Problem requirements - Scan the entries for the word "from" and return every line that has it.
*** Opening of Data for analysis ***
# onofreiandrea/quantum_simulations

Measured on AMD Instinct MI355X. Metric: gate-applications/sec (random 1q+CX circuit, complex128 statevector), higher is better.
Workload: dtype f64

## Files before the change

### include/qsim_hip.h

```cpp
#ifndef QSIM_HIP_H
#define QSIM_HIP_H

#include <stdint.h>

#ifdef __cplusplus
extern "C" {
#endif

#define QSIM_OK            0
#define QSIM_ERR_INVALID  (-1)
#define QSIM_ERR_NONLOCAL (-2)
#define QSIM_ERR_HIP      (-3)
#define QSIM_ERR_NOMEM    (-4)

typedef struct qsim_chunk qsim_chunk;

const char* qsim_last_error(void);
int qsim_version(void);
int qsim_device_count(int* count);

int qsim_create(int device, int n_local_qubits, qsim_chunk** out);
int qsim_create_view(qsim_chunk* parent, uint64_t offset_amps, int n_local_qubits,
                     qsim_chunk** out);
int qsim_wrap(int device, void* device_ptr, int n_local_qubits, void* stream,
              qsim_chunk** out);
int qsim_destroy(qsim_chunk* c);
int qsim_n_local_qubits(const qsim_chunk* c);
void* qsim_device_ptr(const qsim_chunk* c);

int qsim_init_zero(qsim_chunk* c, int set_amp0);
int qsim_init_random(qsim_chunk* c, uint64_t seed);
int qsim_upload(qsim_chunk* c, const double* re_im, uint64_t offset_amps, uint64_t count);
int qsim_download(qsim_chunk* c, double* re_im, uint64_t offset_amps, uint64_t count);
int qsim_download_c64(qsim_chunk* c, float* re_im, uint64_t offset_amps, uint64_t count);
int qsim_upload_c64(qsim_chunk* c, const float* re_im, uint64_t offset_amps, uint64_t count);
int qsim_copy(qsim_chunk* dst, const qsim_chunk* src);
int qsim_copy_variant(qsim_chunk* dst, const qsim_chunk* src, int variant);

int qsim_apply_1q(qsim_chunk* c, int qubit, const double U[8]);
int qsim_apply_2q(qsim_chunk* c, int qa, int qb, const double U[32]);
int qsim_apply_fused_k(qsim_chunk* c, int k, const int32_t* qubits, const double* M);
int qsim_apply_ops(qsim_chunk* c, int n_ops, const int32_t* nq, const int32_t* qubits,
                   const double* mats);
int qsim_apply_ops_unfused(qsim_chunk* c, int n_ops, const int32_t* nq, const int32_t* qubits,
                           const double* mats);
int qsim_last_pass_count(const qsim_chunk* c);
int qsim_plan_cache_clear(void);
int qsim_apply_ops_tiled(qsim_chunk* c, int n_ops, const int32_t* nq, const int32_t* qubits, const double* mats,
                         int n_tiles, const uint64_t* tile_masks);

typedef struct {
  uint32_t struct_size;
  const qsim_chunk* src; int32_t src_m; int32_t src_bits[3];
  qsim_chunk* dst; int32_t dst_m; int32_t dst_bits[3];
  qsim_chunk* dst_own; int32_t own_pattern;
  int32_t dst_parts;
  int32_t src_parts;
  int32_t n_tiles;
  const uint64_t* tile_masks;
} qsim_ops_io;
int qsim_apply_ops_io(qsim_chunk* c, int n_ops, const int32_t* nq, const int32_t* qubits,
                      const double* mats, const qsim_ops_io* io, int* n_passes);
int qsim_apply_ops_io_own_slab(const qsim_chunk* c, int32_t* in_chunk);
int qsim_apply_ops_io_load(qsim_chunk* c, int part);
int qsim_apply_ops_io_source_parts(const qsim_chunk* c, int32_t* n_parts, uint64_t* piece_amps, int32_t* n_launches);
int qsim_apply_ops_io_parts(const qsim_chunk* c, int32_t* n_parts, uint64_t* piece_amps, int32_t* n_launches);
int qsim_apply_ops_io_part(qsim_chunk* c, int part);
int qsim_split_piece_count(int n_local_qubits, int m, int dst_parts);
int qsim_tiles_per_workgroup(int n_local_qubits, int tile_bits, int n_fixed_bits);
#define QSIM_PASS_IMAGE_BYTES 4096
int qsim_plan_ops(int n_local_qubits, int n_ops, const int32_t* nq, const int32_t* qubits, const double* mats,
                  void* out, uint64_t out_capacity_bytes, int32_t* n_passes);
int qsim_plan_ops_tiled(int n_local_qubits, int n_ops, const int32_t* nq, const int32_t* qubits, const double* mats,
                        int n_tiles, const uint64_t* tile_masks, void* out, uint64_t out_capacity_bytes, int32_t* n_passes);

int qsim_plan_peek_pass(int n_local_qubits, int n_total_qubits, int n_ops, const int32_t* nq, const int32_t* qubits,
                        const double* mats, const uint8_t* done, uint64_t avoid_mask, uint64_t hint_mask, uint64_t* tile_mask,
                        uint64_t* need_mask, int32_t* n_members, int32_t* members);

int qsim_plan_search(int n_local_qubits, int n_ops, const int32_t* nq, const int32_t* qubits, const double* mats, int beam,
                     uint64_t* out_masks, int out_capacity, int32_t* n_passes);

int qsim_rewrite_ops(int n_qubits, int n_ops, const int32_t* nq, const int32_t* qubits, const double* mats, int32_t* out_nq,
                     int32_t* out_qubits, double* out_mats, int out_capacity, int32_t* n_out, int32_t* need_tile);

int qsim_plan_count_layouts(int n_local_qubits, int n_ops, const int32_t* nq, const int32_t* qubits, const double* mats,
                            int n_layouts, const int32_t* layouts, int32_t* n_passes, int n_threads);

int qsim_choose_layout(int n_local_qubits, int n_tiles, const uint64_t* tile_masks, int top_bit, const double* bit_cost,
                       const double* pair_cost, const double* triple_cost , uint64_t seed,
                       int sweeps, int32_t* out_l2p, double* cost_identity, double* cost_chosen);

int qsim_apply_1q_pair(qsim_chunk* c0, qsim_chunk* c1, const double U[8]);
int qsim_apply_2q_pair_qa_local(qsim_chunk* c0, qsim_chunk* c1, int qa, const double U[32]);
int qsim_apply_2q_pair_qb_local(qsim_chunk* c0, qsim_chunk* c1, int qb, const double U[32]);
int qsim_apply_2q_quad(qsim_chunk* c00, qsim_chunk* c01, qsim_chunk* c10, qsim_chunk* c11,
                       const double U[32]);

int qsim_pack_half(const qsim_chunk* src, int bit, int value, qsim_chunk* buf);
int qsim_unpack_half(qsim_chunk* dst, int bit, int value, const qsim_chunk* buf);
int qsim_pack_bits(const qsim_chunk* src, int m, const int32_t* bits, int pattern,
                   qsim_chunk* buf, uint64_t buf_offset_amps);
int qsim_unpack_bits(qsim_chunk* dst, int m, const int32_t* bits, int pattern,
                     const qsim_chunk* buf, uint64_t buf_offset_amps);
int qsim_pack_all(const qsim_chunk* src, int m, const int32_t* bits, qsim_chunk* buf, int skip_pattern,
                  int piece, int n_pieces);
int qsim_unpack_all(qsim_chunk* dst, int m, const int32_t* bits, const qsim_chunk* buf, int skip_pattern,
                    int piece, int n_pieces);

int qsim_swap_global_local(qsim_chunk* const* chunks, int n_chunks, const int32_t* global_bits,
                           const int32_t* local_bits, int m);

#define QSIM_COMM_ID_BYTES 128
typedef struct qsim_comm qsim_comm;
int qsim_comm_get_unique_id(uint8_t id[QSIM_COMM_ID_BYTES]);
int qsim_comm_init(int device, int rank, int world, const uint8_t id[QSIM_COMM_ID_BYTES], qsim_comm** out);
int qsim_comm_destroy(qsim_comm* comm);
int qsim_comm_rank(const qsim_comm* comm);
int qsim_comm_world(const qsim_comm* comm);
int qsim_comm_exchange(qsim_comm* comm, int n_peers, const int32_t* peers, const qsim_chunk* send,
                       const uint64_t* send_off, qsim_chunk* recv, const uint64_t* recv_off, uint64_t count_amps);
int qsim_comm_exchange_bg(qsim_comm* comm, int n_peers, const int32_t* peers, const qsim_chunk* send,
                          const uint64_t* send_off, qsim_chunk* recv, const uint64_t* recv_off, uint64_t count_amps,
                          uint32_t* ticket);
int qsim_comm_join(qsim_comm* comm, qsim_chunk* c);
int qsim_comm_wait(qsim_comm* comm, qsim_chunk* c, uint32_t ticket);
int qsim_comm_relayout(qsim_comm* comm, qsim_chunk* state, qsim_chunk* buf0, qsim_chunk* buf1, int m,
                       const int32_t* local_bits, const int32_t* global_bits, int n_pieces);
int qsim_comm_relayout_plan(int rank, int world, int n_local_qubits, int m, const int32_t* local_bits,
                            const int32_t* global_bits, int n_pieces, int32_t* out_n_pieces, int32_t* out_n_peers,
                            int32_t* out_own_pattern, int32_t* out_peers, uint64_t* out_slab_offsets,
                            uint64_t* out_piece_amps);
int qsim_comm_relayout_loopback(qsim_comm* comm, qsim_chunk* state, qsim_chunk* buf0, qsim_chunk* buf1, int m,
                                const int32_t* local_bits, const int32_t* global_bits, int n_pieces, int as_rank,
                                int as_world);
int qsim_apply_1q_pair_remote(qsim_comm* comm, qsim_chunk* shard, qsim_chunk* buf, int partner_rank, int my_side,
                              const double U[8]);
int qsim_apply_2q_pair_qa_local_remote(qsim_comm* comm, qsim_chunk* shard, qsim_chunk* buf, int partner_rank,
                                       int my_side, int qa, const double U[32]);
int qsim_apply_2q_pair_qb_local_remote(qsim_comm* comm, qsim_chunk* shard, qsim_chunk* buf, int partner_rank,
                                       int my_side, int qb, const double U[32]);

int qsim_apply_2q_quad_remote(qsim_comm* comm, qsim_chunk* shard, qsim_chunk* buf, const int32_t ranks[4], int my_index,
                              const double U[32]);
typedef struct { int32_t n_ops; const int32_t* nq; const int32_t* qubits; const double* mats; } qsim_op_list;
int qsim_comm_relayout_fused(qsim_comm* comm, qsim_chunk* shard, qsim_chunk* send, qsim_chunk* recv,
                             const qsim_op_list* before, const qsim_op_list* after, int m, const int32_t* local_bits,
                             const int32_t* global_bits, int n_pieces, int as_rank, int as_world, int* n_passes);

int qsim_count_nonzero(qsim_chunk* c, double eps, uint64_t* count);
int qsim_export_nonzero(qsim_chunk* c, double eps, uint64_t capacity, uint64_t* out_idx, double* out_re_im,
                        uint64_t* n_rows);
int qsim_sync(qsim_chunk* c);
int qsim_norm2(qsim_chunk* c, double* out);
int qsim_probabilities(qsim_chunk* c, int r, const int32_t* qubits, double* out);
int qsim_reduced_density_matrix(qsim_chunk* c, int r, const int32_t* qubits, double* out);
int qsim_expectation_pauli(qsim_chunk* c, int n_terms, const uint64_t* x_masks, const uint64_t* z_masks, double* out,
                           int* n_passes);
int qsim_plan_expectation(int n_local_qubits, int n_terms, const uint64_t* x_masks, int32_t* pass_of_term,
                          uint64_t* tile_masks, int* n_passes);
int qsim_sample(qsim_chunk* c, uint64_t n_shots, const double* randnums, uint64_t* out_indices, double* total, int* n_passes);
int qsim_sample_locate(uint64_t n_blocks, const double* block_cdf, uint64_t n_shots, const double* randnums,
                       uint64_t* out_block, double* out_local);
int qsim_sample_block_bits(void);
int qsim_max_abs_err_closed_form(qsim_chunk* c, int kind, int n_total_qubits,
                                 uint64_t base_index, double* out);
int qsim_max_abs_err_closed_form_perm(qsim_chunk* c, int kind, int n_total_qubits,
                                      uint64_t base_index, const int32_t* log_to_phys,
                                      double* out);
int qsim_fingerprint(qsim_chunk* c, int n_total_qubits, uint64_t base_index, const int32_t* log_to_phys, uint64_t seed,
                     uint64_t sel_mask, uint64_t sel_value, double out[2]);
int qsim_time_begin(qsim_chunk* c);
int qsim_time_end(qsim_chunk* c, float* elapsed_ms);


typedef struct {
  char kernel[48];
  uint64_t launches;
  double total_ms;
  double algorithmic_bytes;
  double hbm_bytes;
  uint64_t streaming_launches;
} qsim_profile_entry;
int qsim_profile_begin(qsim_chunk* c);
int qsim_profile_end(qsim_chunk* c, int max_entries, int* n_entries, qsim_profile_entry* out);

#ifdef __cplusplus
}
#endif
#endif
```

### quantum_simulations_amd/_lib.py

```python
from __future__ import annotations

import ctypes as C
import os
from pathlib import Path
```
*** Close of Data for analysis ***
Answer below -
from __future__ import annotations
from pathlib import Path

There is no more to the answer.